======== Supplied data

+        PGV_RECHECK(float, false, FUSED); \
+    else                                  \
+        PGV_RECHECK(__half, false, FUSED)
+    if (fused) {
+        PGV_RECHECK_T(true);
+    } else {
+        PGV_RECHECK_T(false);
+    }
+#undef PGV_RECHECK_T
 #undef PGV_RECHECK
     PGV_HIP(hipGetLastError());
     double *stats = (ctx->profiling && ctx->stats_dev.p) ? ctx->stats_dev.as<double>() : nullptr;
diff --git a/pgvector_amd/csrc/kernels_select.hip b/pgvector_amd/csrc/kernels_select.hip
--- a/pgvector_amd/csrc/kernels_select.hip
+++ b/pgvector_amd/csrc/kernels_select.hip
@@ -165,7 +165,8 @@
 __global__ void plan_tasks_kernel(const int *__restrict__ cnt, const int64_t *__restrict__ list_off,
                                   const int64_t *__restrict__ pair_start,
                                   const int64_t *__restrict__ task_start, int nlists, int qt,
-                                  int rows_per_task, ScanTask *__restrict__ tasks) {
+                                  int rows_per_task, ScanTask *__restrict__ tasks, int32_t *__restrict__ zero_word) {
+    if (zero_word && blockIdx.x == 0 && threadIdx.x == 0) *zero_word = 0;
     plan_tasks_body((int64_t)blockIdx.x * blockDim.x + threadIdx.x, (int64_t)gridDim.x * blockDim.x, cnt, list_off,
                     pair_start, task_start, nlists, qt, rows_per_task, tasks);
 }
@@ -175,7 +176,9 @@
                                         const int64_t *__restrict__ pair_start, const int64_t *__restrict__ task_start,
                                         const int *__restrict__ cnt, int *__restrict__ fill, int nq, int probes, int nlists,
                                         int qt, int rows_per_task, const float *__restrict__ pair_t, int pair_blocks,
-                                        ScanPair *__restrict__ pairs, ScanTask *__restrict__ tasks) {
+                                        ScanPair *__restrict__ pairs, ScanTask *__restrict__ tasks,
+                                        int32_t *__restrict__ zero_word) {
+    if (zero_word && blockIdx.x == 0 && threadIdx.x == 0) *zero_word = 0;
     if ((int)blockIdx.x < pair_blocks)
         plan_pairs_body((int64_t)blockIdx.x * blockDim.x + threadIdx.x, probe_lists, list_off, probe_off, seg_start,
                         pair_start, fill, nq, probes, pair_t, pairs);
@@ -347,7 +350,7 @@
 
 int launch_plan_batch(pgv_ctx *ctx, const pgv_index *ix, const int32_t *probe_lists, int nq,
                       int probes, int qt, int rows_per_task, bool read_totals, PlanResult *res, const float *pair_t,
-                      bool counted) {
+                      bool counted, int32_t *zero_word) {
     const int nlists = ix->nlists;
     const size_t npairs = (size_t)nq * probes;
 
@@ -386,7 +389,7 @@
                            qt, rows_per_task, seg_start, pair_start, task_start, totals, acc);
         hipLaunchKernelGGL(plan_pairs_tasks_kernel, dim3(pair_blocks + task_blocks), dim3(256), 0, ctx->stream, probe_lists,
                            ix->list_offsets, probe_off, seg_start, pair_start, task_start, cnt, fill, nq, probes, nlists, qt,
-                           rows_per_task, pair_t, (int)pair_blocks, ctx->pairs.as<ScanPair>(), tasks);
+                           rows_per_task, pair_t, (int)pair_blocks, ctx->pairs.as<ScanPair>(), tasks, zero_word);
         PGV_HIP(hipGetLastError());
     } else {
         PGV_HIP(hipMemsetAsync(cnt, 0, sizeof(int) * 2 * (size_t)nlists, ctx->stream));
@@ -399,7 +402,8 @@
                            ctx->stream, probe_lists, ix->list_offsets, probe_off, seg_start,
                            pair_start, fill, nq, probes, pair_t, ctx->pairs.as<ScanPair>());
         hipLaunchKernelGGL(plan_tasks_kernel, dim3(task_blocks), dim3(256), 0,
-                           ctx->stream, cnt, ix->list_offsets, pair_start, task_start, nlists, qt, rows_per_task, tasks);
+                           ctx->stream, cnt, ix->list_offsets, pair_start, task_start, nlists, qt, rows_per_task, tasks,
+                           zero_word);
         PGV_HIP(hipGetLastError());
         if (read_totals) {
             PGV_TRY(ctx->stats_dev.ensure(8 * sizeof(double)));
diff --git a/pgvector_amd/csrc/kernels_shadow.hip b/pgvector_amd/csrc/kernels_shadow.hip
--- a/pgvector_amd/csrc/kernels_shadow.hip
+++ b/pgvector_amd/csrc/kernels_shadow.hip
@@ -143,7 +143,10 @@
                                                            const float *__restrict__ row_norm_max,
                                                            __half *__restrict__ qcast, float *__restrict__ qscale,
                                                            float *__restrict__ qeps, float *__restrict__ cscale,
-                                                           float *__restrict__ ceps) {
+                                                           float *__restrict__ ceps, StreamClear clear) {
+    if (clear.word && blockIdx.x == 0 && threadIdx.x == 0) *clear.word = 0;
+    if (clear.range)
+        for (int i = (int)(blockIdx.x * 256 + threadIdx.x); i < clear.n; i += (int)(gridDim.x * 256)) clear.range[i] = 0;
     const int q = (int)(blockIdx.x * 4 + (threadIdx.x >> 6));
     if (q >= nq) return;
     const int lane = threadIdx.x & (kWave - 1);
@@ -266,11 +269,12 @@
 
 int launch_shadow_query(pgv_ctx *ctx, const RowGeom &g32, const RowGeom &g16, const void *queries, int nq,
                         const ShadowTerms &st, const RankShadowTerms &rt, const float *center_norm_max,
-                        const float *row_norm_max, void *qcast, float *qscale, float *qeps, float *cscale, float *ceps) {
+                        const float *row_norm_max, void *qcast, float *qscale, float *qeps, float *cscale, float *ceps,
+                        StreamClear clear) {
     if (nq <= 0) return PGV_OK;
     hipLaunchKernelGGL(shadow_query_kernel, dim3((unsigned)((nq + 3) / 4)), dim3(256), 0, ctx->stream,
                        static_cast<const float *>(queries), nq, g32.ld, g16.ld, st, rt, center_norm_max, row_norm_max,
-                       static_cast<__half *>(qcast), qscale, qeps, cscale, ceps);
+                       static_cast<__half *>(qcast), qscale, qeps, cscale, ceps, clear);
     PGV_HIP(hipGetLastError());
     return PGV_OK;
 }
diff --git a/pgvector_amd/csrc/pgv_abi_ivf.hip b/pgvector_amd/csrc/pgv_abi_ivf.hip
--- a/pgvector_amd/csrc/pgv_abi_ivf.hip
+++ b/pgvector_amd/csrc/pgv_abi_ivf.hip
@@ -130,7 +130,8 @@
     bool pairs_done = false;
 };
 
-int shadow_batch_cast(pgv_index *ix, const void *q_dev, int nq, int probes, bool for_rank, bool for_scan, ShadowBatch *sb) {
+int shadow_batch_cast(pgv_index *ix, const void *q_dev, int nq, int probes, bool for_rank, bool for_scan, ShadowBatch *sb,
+                      StreamClear clear = {}) {
     pgv_ctx *ctx = ix->ctx;
     const RowGeom &g16 = ix->shadow_geom;
     const size_t qb = ((size_t)nq * g16.ld * sizeof(uint16_t) + 255) & ~(size_t)255;
@@ -158,7 +159,7 @@
     PGV_TRY(launch_shadow_query(ctx, ix->geom, g16, q_dev, nq, st, rt, ix->center_norms + ix->nlists,
                                 ix->row_norms + ix->nrows, sb->qcast, for_scan ? sb->qscale : nullptr,
                                 for_scan ? sb->qeps : nullptr, for_rank ? sb->cscale : nullptr,
-                                for_rank ? sb->ceps : nullptr));
+                                for_rank ? sb->ceps : nullptr, clear));
     sb->cast_for_scan = for_scan;
     return PGV_OK;
 }
@@ -788,20 +789,28 @@
         ShadowBatch own;
         if (!sb) sb = &own;
         const bool scan_follows = sb->scan_follows;
+        ExactTail tail;
+        const bool want_pairs = rank_sh && rank_env == 1 && scan_follows;
+        PlanBuffers pbuf;
+        if (want_pairs) {
+            PGV_TRY(plan_batch_reserve(ctx, ix->nlists, nq, maxprobes, &pbuf));
+            tail.emit = {pbuf.cnt, pbuf.probe_off, pbuf.seg_len, ix->list_offsets};
+        }
         if (rank_sh) {
-            PGV_TRY(shadow_batch_cast(ix, q_dev, nq, maxprobes, true, scan_follows, sb));
+            StreamClear clear;
+            if (exact_tail_fused()) {
+                PGV_TRY(exact_tail_reserve(ctx->ms_b, nq, &clear.word));
+                clear.range = tail.emit.cnt;
+                clear.n = tail.emit.cnt ? 2 * ix->nlists : 0;
+                tail.cleared_count = clear.word;
+            }
+            PGV_TRY(shadow_batch_cast(ix, q_dev, nq, maxprobes, true, scan_follows, sb, clear));
+            if (want_pairs) tail.pair_t = sb->pair_t;
             PGV_TRY(dense_scan(ctx, ix->metric, PGV_F16, ix->shadow_geom, ix->cshadow, ix->nlists, sb->qcast, nq, ix->nlists,
                                mat, true, ix->center_norms, nullptr, sb->cscale));
         } else {
             PGV_TRY(dense_scan(ctx, ix->metric, ix->dtype, ix->geom, ix->centers, ix->nlists, q_dev, nq, ix->nlists, mat,
                                true, ix->center_norms, nullptr));
-        }
-        ExactTail tail;
-        tail.pair_t = (rank_sh && rank_env == 1 && scan_follows) ? sb->pair_t : nullptr;
-        PlanBuffers pbuf;
-        if (tail.pair_t) {
-            PGV_TRY(plan_batch_reserve(ctx, ix->nlists, nq, maxprobes, &pbuf));
-            tail.emit = {pbuf.cnt, pbuf.probe_off, pbuf.seg_len, ix->list_offsets};
         }
         tail.rows = {ix->centers, nullptr, nullptr, ix->geom, ix->dtype,
                      reinterpret_cast<const unsigned *>(ix->center_norms + ix->nlists)};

================

Work to complete. The last part of the records is the answer, beginning at the line that holds "tail.cleared_count = clear.word;" and including the final line, repeated exactly.

Response to this exercise.
+                tail.cleared_count = clear.word;
+            }
+            PGV_TRY(shadow_batch_cast(ix, q_dev, nq, maxprobes, true, scan_follows, sb, clear));
+            if (want_pairs) tail.pair_t = sb->pair_t;
             PGV_TRY(dense_scan(ctx, ix->metric, PGV_F16, ix->shadow_geom, ix->cshadow, ix->nlists, sb->qcast, nq, ix->nlists,
                                mat, true, ix->center_norms, nullptr, sb->cscale));
         } else {
             PGV_TRY(dense_scan(ctx, ix->metric, ix->dtype, ix->geom, ix->centers, ix->nlists, q_dev, nq, ix->nlists, mat,
                                true, ix->center_norms, nullptr));
-        }
-        ExactTail tail;
-        tail.pair_t = (rank_sh && rank_env == 1 && scan_follows) ? sb->pair_t : nullptr;
-        PlanBuffers pbuf;
-        if (tail.pair_t) {
-            PGV_TRY(plan_batch_reserve(ctx, ix->nlists, nq, maxprobes, &pbuf));
-            tail.emit = {pbuf.cnt, pbuf.probe_off, pbuf.seg_len, ix->list_offsets};
         }
         tail.rows = {ix->centers, nullptr, nullptr, ix->geom, ix->dtype,
                      reinterpret_cast<const unsigned *>(ix->center_norms + ix->nlists)};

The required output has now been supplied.